#### Exercise objective:
Reply solely with the number of lines, in the records underneath, that include the word "accw".

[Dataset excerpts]
....
@@ -579,6 +583,31 @@
     return t
 
 
+_bwd_fused_kernels = {}
+
+
+def convT2d_bwd_fused_kernel(geom):
+    key = (_generic_epoch,) + tuple(geom)
+    if key not in _bwd_fused_kernels:
+        name = load().bn_convT2d_bwd_fused_kernel(*geom)
+        _bwd_fused_kernels[key] = name.decode() if name else None
+    return _bwd_fused_kernels[key]
+
+
+def convT2d_bwd_fused(x, dy, w, dw, db, geom, frame_scale, group_scale, group_of_frame, dact, slope,
+                      accumulate):
+    N, Ci, Hi, Wi = geom[:4]
+    dx = torch.empty((N, Ci, Hi, Wi), dtype=torch.float32, device=dy.device)
+    nbytes = load().bn_convT2d_bwd_fused_ws_bytes(*geom)
+    ws = _arena(dy.device, nbytes, 'bwd_fused') if nbytes else None
+    _check(load().bn_convT2d_bwd_fused(
+        _ptr(x, 'x'), _ptr(dy, 'dy'), _ptr(w, 'w'), _ptr(dx, 'dx'), _ptr(dw, 'dw'), _ptr(db, 'db'),
+        _ptr(frame_scale, 'frame_scale'), _ptr(group_scale, 'group_scale', allow_none=True),
+        _ptr(group_of_frame, 'group_of_frame', dtype=torch.int32, allow_none=True), *geom, dact, slope,
+        int(accumulate), ws, nbytes, _stream()), 'bn_convT2d_bwd_fused')
+    return dx
+
+
 def reduce_sum(t, scale=1.0, out=None):
     if out is None:
         out = torch.empty((), dtype=torch.float32, device=t.device)
diff --git a/behavenet_amd/csrc/bn_fast.h b/behavenet_amd/csrc/bn_fast.h
--- a/behavenet_amd/csrc/bn_fast.h
+++ b/behavenet_amd/csrc/bn_fast.h
@@ -76,6 +76,11 @@
                       const float* target = nullptr, const float* mask = nullptr,
                       float* dpre = nullptr, float* partial = nullptr);
 int bn_edge_up_parts_per_frame(const BnGeom& g);
+bool bn_edge_bwd_fused_ok(const BnGeom& g);
+size_t bn_edge_bwd_fused_ws_bytes(const BnGeom& g);
+int bn_launch_edge_bwd_fused(const float* dpre, const float* w, const float* h, float* dh, float* dw,
+                             float* db, const float* fs, const float* gs, const int* gi, const BnGeom& g,
+                             float slope, int accumulate, void* ws, hipStream_t st);
 
 bool bn_qgemm_supported(const BnGeom& g);
 size_t bn_qgemm_ws_bytes(int role, const BnGeom& g);
diff --git a/behavenet_amd/csrc/bn_launch.h b/behavenet_amd/csrc/bn_launch.h
--- a/behavenet_amd/csrc/bn_launch.h
+++ b/behavenet_amd/csrc/bn_launch.h
@@ -25,6 +25,8 @@
 size_t bn_channel_sum_ws_bytes(int N, int C, int npix);
 int bn_launch_channel_sum(const float* t, float* db, int N, int C, int npix, int accumulate,
                           void* ws, size_t ws_bytes, hipStream_t st);
+int bn_launch_channel_sum_g4(const float* g4, float* db, int N, int npix, int accumulate, float* part,
+                             hipStream_t st);
 
 int bn_launch_gemm(const GemmArgs& a, hipStream_t st, void* ws = nullptr, size_t ws_bytes = 0);
 size_t bn_gemm_ws_bytes(int M, int N, int K);
diff --git a/behavenet_amd/csrc/capi.hip b/behavenet_amd/csrc/capi.hip
--- a/behavenet_amd/csrc/capi.hip
+++ b/behavenet_amd/csrc/capi.hip
@@ -1607,6 +1607,39 @@
                                   (hipStream_t)stream);
 }
 
+static bool bwd_fused_served(const BnGeom& g) { return bn_geom_ok(g) && !force_generic() && bn_edge_bwd_fused_ok(g); }
+
+extern "C" const char* bn_convT2d_bwd_fused_kernel(int N, int Ci, int Hi, int Wi, int Co, int R, int S,
+                                                   int stride, int crop_t, int crop_l, int Ho, int Wo) {
+    const BnGeom g = convT_geom(N, Ci, Hi, Wi, Co, R, S, stride, crop_t, crop_l, Ho, Wo);
+    return bwd_fused_served(g) ? "k_bwd_c1f" : nullptr;
+}
+
+extern "C" size_t bn_convT2d_bwd_fused_ws_bytes(int N, int Ci, int Hi, int Wi, int Co, int R, int S,
+                                                int stride, int crop_t, int crop_l, int Ho, int Wo) {
+    const BnGeom g = convT_geom(N, Ci, Hi, Wi, Co, R, S, stride, crop_t, crop_l, Ho, Wo);
+    return bwd_fused_served(g) ? bn_edge_bwd_fused_ws_bytes(g) : 0;
+}
+
+extern "C" int bn_convT2d_bwd_fused(const float* x, const float* dy, const float* w, float* dx, float* dw,
+                                    float* db, const float* frame_scale, const float* group_scale,
+                                    const int* group_of_frame, int N, int Ci, int Hi, int Wi, int Co, int R,
+                                    int S, int stride, int crop_t, int crop_l, int Ho, int Wo, int dact,
+                                    float slope, int accumulate, void* ws, size_t ws_bytes, bn_stream_t stream) {
+    TapsHintDrop hint_drop;
+    if (!x || !dy || !w || !dx || !dw || !db || !frame_scale) return BN_E_BADARG;
+    if ((group_scale == nullptr) != (group_of_frame == nullptr)) return BN_E_BADARG;
+    const BnGeom g = convT_geom(N, Ci, Hi, Wi, Co, R, S, stride, crop_t, crop_l, Ho, Wo);
+    if (!bn_geom_ok(g)) return BN_E_BADARG;
+    if (!bwd_fused_served(g) || dact != BN_ACT_LRELU || !aligned16_all(x, dy, w, dx)) return BN_E_SHAPE;
+    const size_t need = bn_edge_bwd_fused_ws_bytes(g);
+    if (!ws || ws_bytes < need) return BN_E_WORKSPACE;
+    hipStream_t st = (hipStream_t)stream;
+    BnProfScope prof(BN_PROF_CONVT_BWD_D, g.Cb, g.Cs, "k_bwd_c1f", st);
+    return bn_launch_edge_bwd_fused(dy, w, x, dx, dw, db, frame_scale, group_scale, group_of_frame, g, slope,
+                                    accumulate, ws, st);
+}
+
 extern "C" int bn_reduce_sum(const float* in, float* out, size_t n, float scale,
                              bn_stream_t stream) {
     if (!in || !out) return BN_E_BADARG;
diff --git a/behavenet_amd/csrc/conv_edge.hip b/behavenet_amd/csrc/conv_edge.hip
--- a/behavenet_amd/csrc/conv_edge.hip
+++ b/behavenet_amd/csrc/conv_edge.hip
@@ -2,6 +2,7 @@
 #include <stdlib.h>
 #include "bn_common.h"
 #include "bn_fast.h"
+#include "bn_launch.h"
 #include "bn_reduce.h"
 
 typedef float floatx16 __attribute__((ext_vector_type(16)));
@@ -1535,6 +1536,186 @@
     return 0;
 }
 
+#define FB_TR (2 * WC_ROWS + 3)
+#define FB_TILE (FB_TR * DC_RW)
+#define FB_HS 33
+#define FB_SLAB (32 * FB_HS)
+#define FB_NLD ((FB_TR * 32 + ED_THREADS - 1) / ED_THREADS)
+#define FB_LDS (FB_TILE + 4 * FB_SLAB)
+
+__global__ __launch_bounds__(ED_THREADS, 2) void k_bwd_c1f(
+    const float* __restrict__ dpre, const float* __restrict__ w, float* __restrict__ out,
+    const float* __restrict__ h, const float* __restrict__ fs, const float* __restrict__ gs,
+    const int* __restrict__ gi, float* __restrict__ part, float* __restrict__ g4, BnGeom g, float slope,
+    int n_stages, int spf) {
+    __shared__ __attribute__((aligned(16))) float lds[FB_LDS];
+    float* tile = lds;
+    const int tid = threadIdx.x, lane = tid & 63;
+    const int wv = __builtin_amdgcn_readfirstlane(tid >> 6);
+    const int li = lane & 31, kk = lane >> 5;
+    float* hs = lds + FB_TILE + wv * FB_SLAB;
+    const int G = gridDim.x, bx = blockIdx.x;
+    const int HWb = g.Hb * g.Wb, PQ = g.Hs * g.Ws;
+
+    const __amdgpu_buffer_rsrc_t rb = __builtin_amdgcn_make_buffer_rsrc(
+        (void*)dpre, 0, (int)((size_t)g.N * HWb * 4), 0x00020000);
+    const __amdgpu_buffer_rsrc_t ro = __builtin_amdgcn_make_buffer_rsrc(
+        (void*)out, 0, (int)((size_t)g.N * g.Cs * PQ * 4), 0x00020000);
+    const __amdgpu_buffer_rsrc_t rd = __builtin_amdgcn_make_buffer_rsrc(
+        (void*)h, 0, (int)((size_t)g.N * g.Cs * PQ * 4), 0x00020000);
+
+    for (int e = tid; e < FB_TR * 8; e += ED_THREADS) {
+        const int y = e >> 3, c = e & 7;
+        tile[y * DC_RW + (c < 4 ? c : DC_X0 + 2 * DC_W + c - 4)] = 0.f;
+    }
+    const int st_lane = (4 * kk * PQ + li) * 4;
+    auto issue = [&](int st, intx4 (&tr)[FB_NLD], float (&dm)[32]) {
+        const int n = st / spf;
+        const int p0 = (st - n * spf) * WC_ROWS;
+        const int hb0 = 2 * p0 - g.pt;
+#pragma unroll
+        for (int k = 0; k < FB_NLD; ++k) {
+            const int e = tid + ED_THREADS * k;
+            const int y = e >> 5, cg = e & 31, hb = hb0 + y;
+            const bool ok = e < FB_TR * 32 && hb >= 0 && hb < g.Hb;
+            tr[k] = __builtin_amdgcn_raw_buffer_load_b128(rb, ok ? ((n * g.Hb + hb) * g.Wb + 4 * cg) * 4 : ED_OOB,
+                                                          0, 0);
+        }
+        const int row_off = ((n * g.Cs * g.Hs + p0 + wv) * DC_W) * 4;
+#pragma unroll
+        for (int qh = 0; qh < 2; ++qh)
+#pragma unroll
+            for (int e = 0; e < 16; ++e) {
+                const int chb = (e & 3) + 8 * (e >> 2);
+                const bool ok = chb + 4 * kk < g.Cs;
+                dm[16 * qh + e] = __builtin_bit_cast(float, __builtin_amdgcn_raw_buffer_load_b32(
+                    rd, ok ? st_lane : ED_OOB, row_off + (chb * PQ + 32 * qh) * 4, 0));
+            }
+    };
+
+    float wv_[13];
+#pragma unroll
+    for (int t = 0; t < 13; ++t) {
+        const int tap = 2 * t + kk;
+        wv_[t] = (tap < 25 && li < g.Cs) ? w[li * 25 + tap] : 0.f;
+    }
+    const float* ar = tile + DC_X0 - g.pl + 2 * li + (2 * wv) * DC_RW;
+    const float* arA = ar + kk;
+    const float* arB = ar + kk * (DC_RW - 4);
+    const int tap = li < 25 ? li : 0;
+    const int tr_ = tap / 5, ts = tap - tr_ * 5;
+    const float* hA = hs + li * FB_HS + kk;
+    const float* pB = tile + (2 * wv + tr_) * DC_RW + DC_X0 - g.pl + ts + 2 * kk;
+    floatx16 accw[2];
+#pragma unroll
+    for (int h2 = 0; h2 < 2; ++h2)
+#pragma unroll
+        for (int e = 0; e < 16; ++e) accw[h2][e] = 0.f;
+
+    intx4 tr[FB_NLD];
+    float dm[32];
+    int st = bx;
+    if (st < n_stages) issue(st, tr, dm);
+#pragma unroll 1
+    for (; st < n_stages; st += G) {
+        const int n = st / spf;
+        const int p0 = (st - n * spf) * WC_ROWS;
+        float sc = fs[n];
+        if (gs) sc *= gs[gi[n]];
+        __syncthreads();
+#pragma unroll
+        for (int k = 0; k < FB_NLD; ++k) {
+            const int e = tid + ED_THREADS * k;
+            if (e >= FB_TR * 32) continue;
+            const int y = e >> 5, cg = e & 31;
+            floatx4e v = __builtin_bit_cast(floatx4e, tr[k]);
+            v.x *= sc; v.y *= sc; v.z *= sc; v.w *= sc;
+            *reinterpret_cast<floatx4e*>(tile + y * DC_RW + DC_X0 + 4 * cg) = v;
+            if (y >= 1 && y <= 2 * WC_ROWS)
+                g4[(size_t)n * (HWb >> 2) + (2 * p0 - g.pt + y) * (g.Wb >> 2) + cg] = (v.x + v.y) + (v.z + v.w);
+        }
+        float d[32];
+#pragma unroll
+        for (int e = 0; e < 32; ++e) d[e] = dm[e];
+        __syncthreads();
+        if (st + G < n_stages) issue(st + G, tr, dm);
+
+        floatx16 acc[2];
+#pragma unroll
+        for (int qh = 0; qh < 2; ++qh)
+#pragma unroll
+            for (int e = 0; e < 16; ++e) acc[qh][e] = 0.f;
+#pragma unroll
+        for (int t = 0; t < 13; ++t) {
+            const int t0 = ((2 * t) / 5) * DC_RW + (2 * t) % 5;
+            const float* at = ((2 * t) % 5 == 4 && t != 12) ? arB : arA;
+#pragma unroll
+            for (int qh = 0; qh < 2; ++qh)
+                acc[qh] = __builtin_amdgcn_mfma_f32_32x32x2f32(wv_[t], at[t0 + 64 * qh], acc[qh], 0, 0, 0);
+        }
+        const int row_off = ((n * g.Cs * g.Hs + p0 + wv) * DC_W) * 4;
+#pragma unroll
+        for (int qh = 0; qh < 2; ++qh) {
+#pragma unroll
+            for (int e = 0; e < 16; ++e) {
+                const int chb = (e & 3) + 8 * (e >> 2);
+                const int so = row_off + (chb * PQ + 32 * qh) * 4;
+                const bool ok = chb + 4 * kk < g.Cs;
+                float v = acc[qh][e];
+                v *= d[16 * qh + e] > 0.f ? 1.f : slope;
+                __builtin_amdgcn_raw_buffer_store_b32(__builtin_bit_cast(int, v), ro, ok ? st_lane : ED_OOB, so, 0);
+            }
+#pragma unroll
+            for (int e = 0; e < 16; ++e) hs[((e & 3) + 8 * (e >> 2) + 4 * kk) * FB_HS + li] = d[16 * qh + e];
+            const float* pq = pB + 64 * qh;
+#pragma unroll
+            for (int j = 0; j < 16; ++j)
+                accw[j & 1] = __builtin_amdgcn_mfma_f32_32x32x2f32(hA[2 * j], pq[4 * j], accw[j & 1], 0, 0, 0);
+        }
+    }
+
+    __syncthreads();
+    float* red = lds;
+#pragma unroll
+    for (int e = 0; e < 16; ++e) red[(wv * 16 + e) * 64 + lane] = accw[0][e] + accw[1][e];
+    __syncthreads();
+    if (wv == 0 && li < 25) {
+#pragma unroll
+        for (int e = 0; e < 16; ++e) {
+            const float v = (red[e * 64 + lane] + red[(16 + e) * 64 + lane]) +
+                            (red[(32 + e) * 64 + lane] + red[(48 + e) * 64 + lane]);
+            const int a = (e & 3) + 8 * (e >> 2) + 4 * kk;
+            if (a < g.Cs) part[(size_t)bx * (g.Cs * 25) + a * 25 + li] = v;
+        }
+    }
+}
+
+bool bn_edge_bwd_fused_ok(const BnGeom& g) {
+    return g.R == 5 && g.S == 5 && g.stride == 2 && g.Cb == 1 && g.Cs <= 32 && g.CsS == 0 && g.KV == 0 &&
+           g.K0 == 0 && g.Ws == DC_W && g.Wb == 2 * g.Ws && g.Hb == 2 * g.Hs && (g.Hs % WC_ROWS) == 0 &&
+           g.pt == 1 && g.pl == 1 && g.N * g.Cb >= 128 && (size_t)g.N * g.Cs * g.Hs * g.Ws * 4 < 0x7fffffffull;
+}
+
+size_t bn_edge_bwd_fused_ws_bytes(const BnGeom& g) {
+    const size_t part = (size_t)wgrad_c1_grid(g) * g.Cs * 25, grp = (size_t)g.N * g.Hb * g.Wb / 4;
+    return (part + grp + 1024) * sizeof(float);
+}
+
+int bn_launch_edge_bwd_fused(const float* dpre, const float* w, const float* h, float* dh, float* dw,
+                             float* db, const float* fs, const float* gs, const int* gi, const BnGeom& g,
+                             float slope, int accumulate, void* ws, hipStream_t st) {
+    const int G = wgrad_c1_grid(g), spf = g.Hs / WC_ROWS, n_stages = g.N * spf;
+    float* part = (float*)ws;
+    float* grp = part + (size_t)G * g.Cs * 25;
+    float* bias_part = grp + (size_t)g.N * g.Hb * g.Wb / 4;
+    BN_LAUNCH_MAIN(k_bwd_c1f, dim3(G), dim3(ED_THREADS), 0, st, dpre, w, dh, h, fs, gs, gi, part, grp, g, slope,
+                   n_stages, spf);
+    BN_LAUNCH_CHECK();
+    int rc = bn_launch_sum_partials(part, dw, g.Cs * 25, G, accumulate, 0, 0, st, 25, g.Cb * 25);
+    if (rc) return rc;
+    return bn_launch_channel_sum_g4(grp, db, g.N, g.Hb * g.Wb, accumulate, bias_part, st);
+}
+
 #define UC_TH 8
 #define UC_W 64
 #define UC_PW (UC_W + 2)
diff --git a/behavenet_amd/csrc/conv_generic.hip b/behavenet_amd/csrc/conv_generic.hip
--- a/behavenet_amd/csrc/conv_generic.hip
+++ b/behavenet_amd/csrc/conv_generic.hip
@@ -248,6 +248,42 @@
     if (s > N) s = N;
     return s < 1 ? 1 : s;
 }
+
+__global__ __launch_bounds__(GEN_THREADS) void k_channel_sum_part_g4(
+    const float* __restrict__ g4, float* __restrict__ part, int N, int per, int S) {
+    __shared__ float red[4];
+    const int sp = blockIdx.x;
+    const int n_beg = (int)((long)sp * N / S), n_end = (int)((long)(sp + 1) * N / S);
+    float acc = 0.f;
+    for (int n = n_beg; n < n_end; ++n) {
+        const float* src = g4 + (size_t)n * per;
+        for (int i0 = threadIdx.x; i0 < per; i0 += 16 * GEN_THREADS) {
+            float v[16];
+#pragma unroll
+            for (int k = 0; k < 16; ++k) {
+                const int i = i0 + k * GEN_THREADS;
+                v[k] = i < per ? src[i] : 0.f;
+            }
+#pragma unroll
+            for (int k = 0; k < 16; ++k)
+                if (i0 + k * GEN_THREADS < per) acc += v[k];
+        }
+    }
+    const float s = bn_block_reduce_256(acc, red);
+    if (threadIdx.x == 0) part[sp] = s;
+}
+
+int bn_launch_channel_sum_g4(const float* g4, float* db, int N, int npix, int accumulate, float* part,
+                             hipStream_t st) {
+    const int S = channel_sum_splits(N, 1, npix), per = npix >> 2;
+    if (S <= 1 || S > 1024 || (npix & 3) || per < GEN_THREADS) return BN_E_SHAPE;
+    hipLaunchKernelGGL(k_channel_sum_part_g4, dim3(S), dim3(GEN_THREADS), 0, st, g4, part, N, per, S);
+    BN_LAUNCH_CHECK();
+    hipLaunchKernelGGL(k_channel_sum_final, dim3(1), dim3(64), 0, st, (const float*)part, db, 1, S, accumulate);
+    BN_LAUNCH_CHECK();
+    return 0;
+}
+
 
 size_t bn_channel_sum_ws_bytes(int N, int C, int npix) {
     const int s = channel_sum_splits(N, C, npix);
....
#### Result of this task:
4